Exercise.
A single number is expected: the count of lines in the entries below that contain "unit".

Data for this task.
◆ ◆ ◆ ◆

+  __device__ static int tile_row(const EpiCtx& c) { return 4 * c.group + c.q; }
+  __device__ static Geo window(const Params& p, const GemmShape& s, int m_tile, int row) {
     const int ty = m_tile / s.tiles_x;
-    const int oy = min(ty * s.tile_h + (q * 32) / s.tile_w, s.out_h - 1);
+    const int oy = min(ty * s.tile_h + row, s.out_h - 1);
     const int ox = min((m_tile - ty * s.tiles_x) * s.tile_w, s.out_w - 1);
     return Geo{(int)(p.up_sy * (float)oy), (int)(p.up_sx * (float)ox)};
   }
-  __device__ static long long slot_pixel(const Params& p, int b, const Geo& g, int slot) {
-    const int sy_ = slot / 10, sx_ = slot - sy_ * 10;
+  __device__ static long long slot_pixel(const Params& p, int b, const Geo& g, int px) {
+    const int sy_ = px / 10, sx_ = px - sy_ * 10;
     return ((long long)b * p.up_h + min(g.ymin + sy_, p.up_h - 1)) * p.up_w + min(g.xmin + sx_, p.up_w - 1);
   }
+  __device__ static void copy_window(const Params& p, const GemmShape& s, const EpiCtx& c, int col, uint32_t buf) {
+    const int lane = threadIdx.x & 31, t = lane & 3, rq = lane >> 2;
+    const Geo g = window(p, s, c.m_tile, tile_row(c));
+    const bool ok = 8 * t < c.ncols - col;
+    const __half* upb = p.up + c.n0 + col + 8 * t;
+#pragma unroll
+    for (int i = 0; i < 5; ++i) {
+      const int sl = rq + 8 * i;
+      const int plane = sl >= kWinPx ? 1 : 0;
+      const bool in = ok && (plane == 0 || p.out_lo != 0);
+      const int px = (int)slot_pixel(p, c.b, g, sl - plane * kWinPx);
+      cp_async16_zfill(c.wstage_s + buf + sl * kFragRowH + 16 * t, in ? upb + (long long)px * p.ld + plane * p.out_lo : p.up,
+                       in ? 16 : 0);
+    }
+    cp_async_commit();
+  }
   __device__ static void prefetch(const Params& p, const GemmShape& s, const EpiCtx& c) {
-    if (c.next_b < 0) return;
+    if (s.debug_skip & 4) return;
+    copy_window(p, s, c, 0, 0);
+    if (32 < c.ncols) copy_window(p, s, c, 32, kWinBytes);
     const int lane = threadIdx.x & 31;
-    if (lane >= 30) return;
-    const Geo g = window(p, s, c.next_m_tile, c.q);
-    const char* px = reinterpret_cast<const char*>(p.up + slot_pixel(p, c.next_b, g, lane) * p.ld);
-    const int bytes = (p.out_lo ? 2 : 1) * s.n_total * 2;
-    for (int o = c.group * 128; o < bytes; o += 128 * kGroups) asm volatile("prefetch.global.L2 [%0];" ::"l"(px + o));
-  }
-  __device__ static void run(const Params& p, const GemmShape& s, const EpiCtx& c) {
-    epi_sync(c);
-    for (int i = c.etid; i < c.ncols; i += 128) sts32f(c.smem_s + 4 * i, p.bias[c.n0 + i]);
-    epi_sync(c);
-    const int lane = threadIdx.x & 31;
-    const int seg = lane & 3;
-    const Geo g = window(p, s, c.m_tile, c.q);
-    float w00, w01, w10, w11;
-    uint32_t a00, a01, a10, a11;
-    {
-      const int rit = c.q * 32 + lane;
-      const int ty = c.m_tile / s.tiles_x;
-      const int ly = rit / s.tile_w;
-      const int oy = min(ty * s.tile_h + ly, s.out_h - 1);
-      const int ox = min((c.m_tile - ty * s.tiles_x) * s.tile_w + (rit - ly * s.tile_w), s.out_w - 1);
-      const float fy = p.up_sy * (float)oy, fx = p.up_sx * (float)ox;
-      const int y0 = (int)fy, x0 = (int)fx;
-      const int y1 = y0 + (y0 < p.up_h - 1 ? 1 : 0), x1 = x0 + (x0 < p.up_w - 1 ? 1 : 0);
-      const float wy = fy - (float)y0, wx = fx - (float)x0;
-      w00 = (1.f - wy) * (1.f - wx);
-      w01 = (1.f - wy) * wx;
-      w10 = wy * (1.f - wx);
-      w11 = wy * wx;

◆ ◆ ◆ ◆

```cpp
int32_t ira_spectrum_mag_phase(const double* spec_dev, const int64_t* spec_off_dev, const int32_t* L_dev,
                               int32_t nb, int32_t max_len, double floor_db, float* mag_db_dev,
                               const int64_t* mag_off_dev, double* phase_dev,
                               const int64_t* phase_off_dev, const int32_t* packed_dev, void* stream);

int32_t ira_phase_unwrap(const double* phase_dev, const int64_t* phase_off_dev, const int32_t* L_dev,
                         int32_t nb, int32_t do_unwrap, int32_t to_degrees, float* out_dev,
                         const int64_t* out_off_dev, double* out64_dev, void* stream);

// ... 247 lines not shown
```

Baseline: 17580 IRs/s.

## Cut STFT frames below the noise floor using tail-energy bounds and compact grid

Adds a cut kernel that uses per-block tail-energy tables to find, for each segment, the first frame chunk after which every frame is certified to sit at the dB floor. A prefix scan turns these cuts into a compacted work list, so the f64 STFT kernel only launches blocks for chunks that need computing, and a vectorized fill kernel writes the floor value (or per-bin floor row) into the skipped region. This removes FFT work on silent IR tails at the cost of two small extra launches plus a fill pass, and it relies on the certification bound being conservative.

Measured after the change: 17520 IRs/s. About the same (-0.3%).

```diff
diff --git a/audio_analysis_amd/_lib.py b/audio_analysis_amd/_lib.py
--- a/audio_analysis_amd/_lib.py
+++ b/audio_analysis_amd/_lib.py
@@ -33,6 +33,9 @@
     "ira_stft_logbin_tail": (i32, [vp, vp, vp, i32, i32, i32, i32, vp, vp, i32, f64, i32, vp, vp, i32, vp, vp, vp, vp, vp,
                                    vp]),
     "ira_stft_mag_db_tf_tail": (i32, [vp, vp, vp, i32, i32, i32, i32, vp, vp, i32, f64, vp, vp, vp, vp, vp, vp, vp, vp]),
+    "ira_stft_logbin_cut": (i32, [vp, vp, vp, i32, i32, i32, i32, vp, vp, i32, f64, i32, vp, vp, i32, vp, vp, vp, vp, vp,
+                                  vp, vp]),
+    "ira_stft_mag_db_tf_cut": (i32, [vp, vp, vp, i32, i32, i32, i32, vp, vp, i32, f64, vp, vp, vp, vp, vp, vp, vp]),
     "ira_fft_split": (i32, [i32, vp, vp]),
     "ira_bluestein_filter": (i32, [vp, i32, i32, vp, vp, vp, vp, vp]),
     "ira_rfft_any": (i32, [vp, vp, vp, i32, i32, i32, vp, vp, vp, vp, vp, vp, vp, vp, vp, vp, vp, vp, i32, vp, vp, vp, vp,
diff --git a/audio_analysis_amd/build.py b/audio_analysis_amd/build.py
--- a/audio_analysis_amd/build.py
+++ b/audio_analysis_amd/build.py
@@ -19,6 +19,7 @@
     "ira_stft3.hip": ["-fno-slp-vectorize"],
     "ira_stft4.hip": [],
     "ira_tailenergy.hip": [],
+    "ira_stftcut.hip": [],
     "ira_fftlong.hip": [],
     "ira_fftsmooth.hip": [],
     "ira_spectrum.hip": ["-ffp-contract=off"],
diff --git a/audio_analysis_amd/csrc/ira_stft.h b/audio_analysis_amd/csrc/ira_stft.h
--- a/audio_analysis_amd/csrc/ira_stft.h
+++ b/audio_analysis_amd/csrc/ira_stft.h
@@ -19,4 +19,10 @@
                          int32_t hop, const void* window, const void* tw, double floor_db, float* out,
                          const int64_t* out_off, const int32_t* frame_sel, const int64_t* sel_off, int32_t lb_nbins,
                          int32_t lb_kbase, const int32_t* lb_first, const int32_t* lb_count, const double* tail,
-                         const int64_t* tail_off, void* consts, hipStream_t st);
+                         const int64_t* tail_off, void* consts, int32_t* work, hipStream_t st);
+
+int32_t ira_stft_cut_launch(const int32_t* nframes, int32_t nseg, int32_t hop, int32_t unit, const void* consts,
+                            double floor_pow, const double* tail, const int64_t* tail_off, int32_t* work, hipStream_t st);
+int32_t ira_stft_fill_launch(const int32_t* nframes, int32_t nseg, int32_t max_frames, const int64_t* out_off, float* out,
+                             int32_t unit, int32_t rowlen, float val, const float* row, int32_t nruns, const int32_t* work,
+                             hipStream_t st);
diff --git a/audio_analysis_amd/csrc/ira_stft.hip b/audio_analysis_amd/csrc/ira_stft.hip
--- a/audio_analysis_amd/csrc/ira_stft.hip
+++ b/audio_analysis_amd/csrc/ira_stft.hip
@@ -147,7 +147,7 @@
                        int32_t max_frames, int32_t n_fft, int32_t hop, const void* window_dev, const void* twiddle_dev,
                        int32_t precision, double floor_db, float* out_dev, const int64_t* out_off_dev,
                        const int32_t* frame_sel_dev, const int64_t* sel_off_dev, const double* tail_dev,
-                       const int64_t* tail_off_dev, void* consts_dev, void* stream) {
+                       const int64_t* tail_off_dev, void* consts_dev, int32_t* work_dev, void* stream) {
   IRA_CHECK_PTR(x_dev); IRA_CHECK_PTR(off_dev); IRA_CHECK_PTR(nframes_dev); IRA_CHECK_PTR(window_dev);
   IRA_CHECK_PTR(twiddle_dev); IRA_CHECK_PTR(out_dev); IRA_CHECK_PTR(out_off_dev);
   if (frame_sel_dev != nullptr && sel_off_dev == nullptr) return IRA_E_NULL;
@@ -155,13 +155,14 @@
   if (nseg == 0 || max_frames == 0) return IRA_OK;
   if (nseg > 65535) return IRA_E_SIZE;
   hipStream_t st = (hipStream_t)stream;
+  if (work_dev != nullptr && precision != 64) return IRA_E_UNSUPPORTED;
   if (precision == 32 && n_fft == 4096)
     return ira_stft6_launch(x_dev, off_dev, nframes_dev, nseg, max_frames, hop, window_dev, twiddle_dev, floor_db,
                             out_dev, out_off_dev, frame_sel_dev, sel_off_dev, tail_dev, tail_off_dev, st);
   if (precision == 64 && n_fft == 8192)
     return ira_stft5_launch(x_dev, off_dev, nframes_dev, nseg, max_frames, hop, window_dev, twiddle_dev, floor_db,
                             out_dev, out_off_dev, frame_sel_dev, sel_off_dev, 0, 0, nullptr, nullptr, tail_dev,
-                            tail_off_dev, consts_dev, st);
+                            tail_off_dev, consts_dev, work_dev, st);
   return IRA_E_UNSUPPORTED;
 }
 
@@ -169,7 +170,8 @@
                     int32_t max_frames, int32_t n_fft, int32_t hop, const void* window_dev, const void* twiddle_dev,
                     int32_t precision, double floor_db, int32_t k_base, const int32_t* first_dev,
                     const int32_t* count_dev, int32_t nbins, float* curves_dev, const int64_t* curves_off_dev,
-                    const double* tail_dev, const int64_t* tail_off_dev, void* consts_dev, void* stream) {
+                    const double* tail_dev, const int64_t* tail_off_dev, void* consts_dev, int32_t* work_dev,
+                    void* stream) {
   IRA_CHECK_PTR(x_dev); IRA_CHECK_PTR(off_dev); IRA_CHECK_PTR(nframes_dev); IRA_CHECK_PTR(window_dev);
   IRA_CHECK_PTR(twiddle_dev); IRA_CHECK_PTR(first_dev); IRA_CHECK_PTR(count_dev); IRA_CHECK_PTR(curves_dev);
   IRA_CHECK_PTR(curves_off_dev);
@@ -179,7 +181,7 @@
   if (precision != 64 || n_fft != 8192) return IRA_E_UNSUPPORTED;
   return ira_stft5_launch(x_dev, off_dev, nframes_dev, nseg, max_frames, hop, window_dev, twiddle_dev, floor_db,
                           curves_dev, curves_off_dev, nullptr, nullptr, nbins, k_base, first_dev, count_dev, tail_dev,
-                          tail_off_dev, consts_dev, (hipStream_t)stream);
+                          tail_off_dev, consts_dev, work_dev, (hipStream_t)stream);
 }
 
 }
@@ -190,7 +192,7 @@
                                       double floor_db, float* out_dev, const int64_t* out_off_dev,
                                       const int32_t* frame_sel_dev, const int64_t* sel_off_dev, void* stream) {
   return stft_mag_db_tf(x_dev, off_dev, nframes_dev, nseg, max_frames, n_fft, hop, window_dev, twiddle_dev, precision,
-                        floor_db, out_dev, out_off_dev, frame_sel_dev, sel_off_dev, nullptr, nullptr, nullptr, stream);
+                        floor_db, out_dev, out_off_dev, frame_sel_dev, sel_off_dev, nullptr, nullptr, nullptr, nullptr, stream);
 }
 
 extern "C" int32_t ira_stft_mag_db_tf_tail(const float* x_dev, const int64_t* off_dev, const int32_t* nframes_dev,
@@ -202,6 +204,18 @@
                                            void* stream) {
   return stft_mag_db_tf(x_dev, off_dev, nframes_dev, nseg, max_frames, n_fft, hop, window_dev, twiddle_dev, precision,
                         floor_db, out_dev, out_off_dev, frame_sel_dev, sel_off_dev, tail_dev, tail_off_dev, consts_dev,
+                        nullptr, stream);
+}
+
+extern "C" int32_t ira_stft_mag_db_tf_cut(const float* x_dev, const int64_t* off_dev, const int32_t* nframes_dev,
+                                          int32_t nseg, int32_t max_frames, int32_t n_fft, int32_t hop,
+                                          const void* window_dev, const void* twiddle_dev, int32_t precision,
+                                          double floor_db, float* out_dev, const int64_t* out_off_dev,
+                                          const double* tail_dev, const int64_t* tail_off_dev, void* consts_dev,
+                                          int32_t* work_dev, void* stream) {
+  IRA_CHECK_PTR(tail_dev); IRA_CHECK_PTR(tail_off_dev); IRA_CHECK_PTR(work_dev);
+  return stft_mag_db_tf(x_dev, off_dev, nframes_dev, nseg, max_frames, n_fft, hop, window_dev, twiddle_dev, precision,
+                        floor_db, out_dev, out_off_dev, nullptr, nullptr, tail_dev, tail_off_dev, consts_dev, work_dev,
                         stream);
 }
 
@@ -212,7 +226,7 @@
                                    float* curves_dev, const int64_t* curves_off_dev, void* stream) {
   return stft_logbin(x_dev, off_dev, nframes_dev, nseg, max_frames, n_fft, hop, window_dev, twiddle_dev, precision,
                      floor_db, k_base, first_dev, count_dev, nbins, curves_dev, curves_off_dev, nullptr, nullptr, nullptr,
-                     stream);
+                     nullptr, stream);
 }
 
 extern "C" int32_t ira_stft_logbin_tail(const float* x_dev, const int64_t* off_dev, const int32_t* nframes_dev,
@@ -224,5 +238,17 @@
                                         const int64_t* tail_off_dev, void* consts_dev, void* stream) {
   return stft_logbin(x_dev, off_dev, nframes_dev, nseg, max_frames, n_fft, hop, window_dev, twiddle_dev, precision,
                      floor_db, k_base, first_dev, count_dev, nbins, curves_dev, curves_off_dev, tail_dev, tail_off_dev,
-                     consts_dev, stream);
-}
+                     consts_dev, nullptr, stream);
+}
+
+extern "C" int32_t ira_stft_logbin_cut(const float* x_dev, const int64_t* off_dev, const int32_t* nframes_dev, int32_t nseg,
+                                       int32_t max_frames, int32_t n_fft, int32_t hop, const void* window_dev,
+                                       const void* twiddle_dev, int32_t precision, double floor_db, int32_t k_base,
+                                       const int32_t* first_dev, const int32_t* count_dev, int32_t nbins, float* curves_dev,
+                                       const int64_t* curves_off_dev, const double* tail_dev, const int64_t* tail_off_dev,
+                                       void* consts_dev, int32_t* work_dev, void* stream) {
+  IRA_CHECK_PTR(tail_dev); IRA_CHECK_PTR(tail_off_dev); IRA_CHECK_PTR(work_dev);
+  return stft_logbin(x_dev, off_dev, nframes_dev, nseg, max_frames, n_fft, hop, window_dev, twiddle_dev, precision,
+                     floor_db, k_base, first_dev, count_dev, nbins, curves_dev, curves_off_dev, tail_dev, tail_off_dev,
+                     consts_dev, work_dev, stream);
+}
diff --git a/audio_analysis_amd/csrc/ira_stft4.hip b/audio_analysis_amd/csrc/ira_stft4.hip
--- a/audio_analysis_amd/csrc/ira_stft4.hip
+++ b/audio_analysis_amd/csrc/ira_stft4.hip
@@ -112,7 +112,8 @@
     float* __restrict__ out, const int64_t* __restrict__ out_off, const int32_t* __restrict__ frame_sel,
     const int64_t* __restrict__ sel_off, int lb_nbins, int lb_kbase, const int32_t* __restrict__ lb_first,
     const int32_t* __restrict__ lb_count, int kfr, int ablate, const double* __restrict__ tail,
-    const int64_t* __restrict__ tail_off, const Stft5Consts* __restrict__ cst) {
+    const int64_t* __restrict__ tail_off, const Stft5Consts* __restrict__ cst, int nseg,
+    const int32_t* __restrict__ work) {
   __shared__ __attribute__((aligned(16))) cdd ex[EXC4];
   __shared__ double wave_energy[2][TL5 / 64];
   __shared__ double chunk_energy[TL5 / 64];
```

◆ ◆ ◆ ◆

Exercise output.
2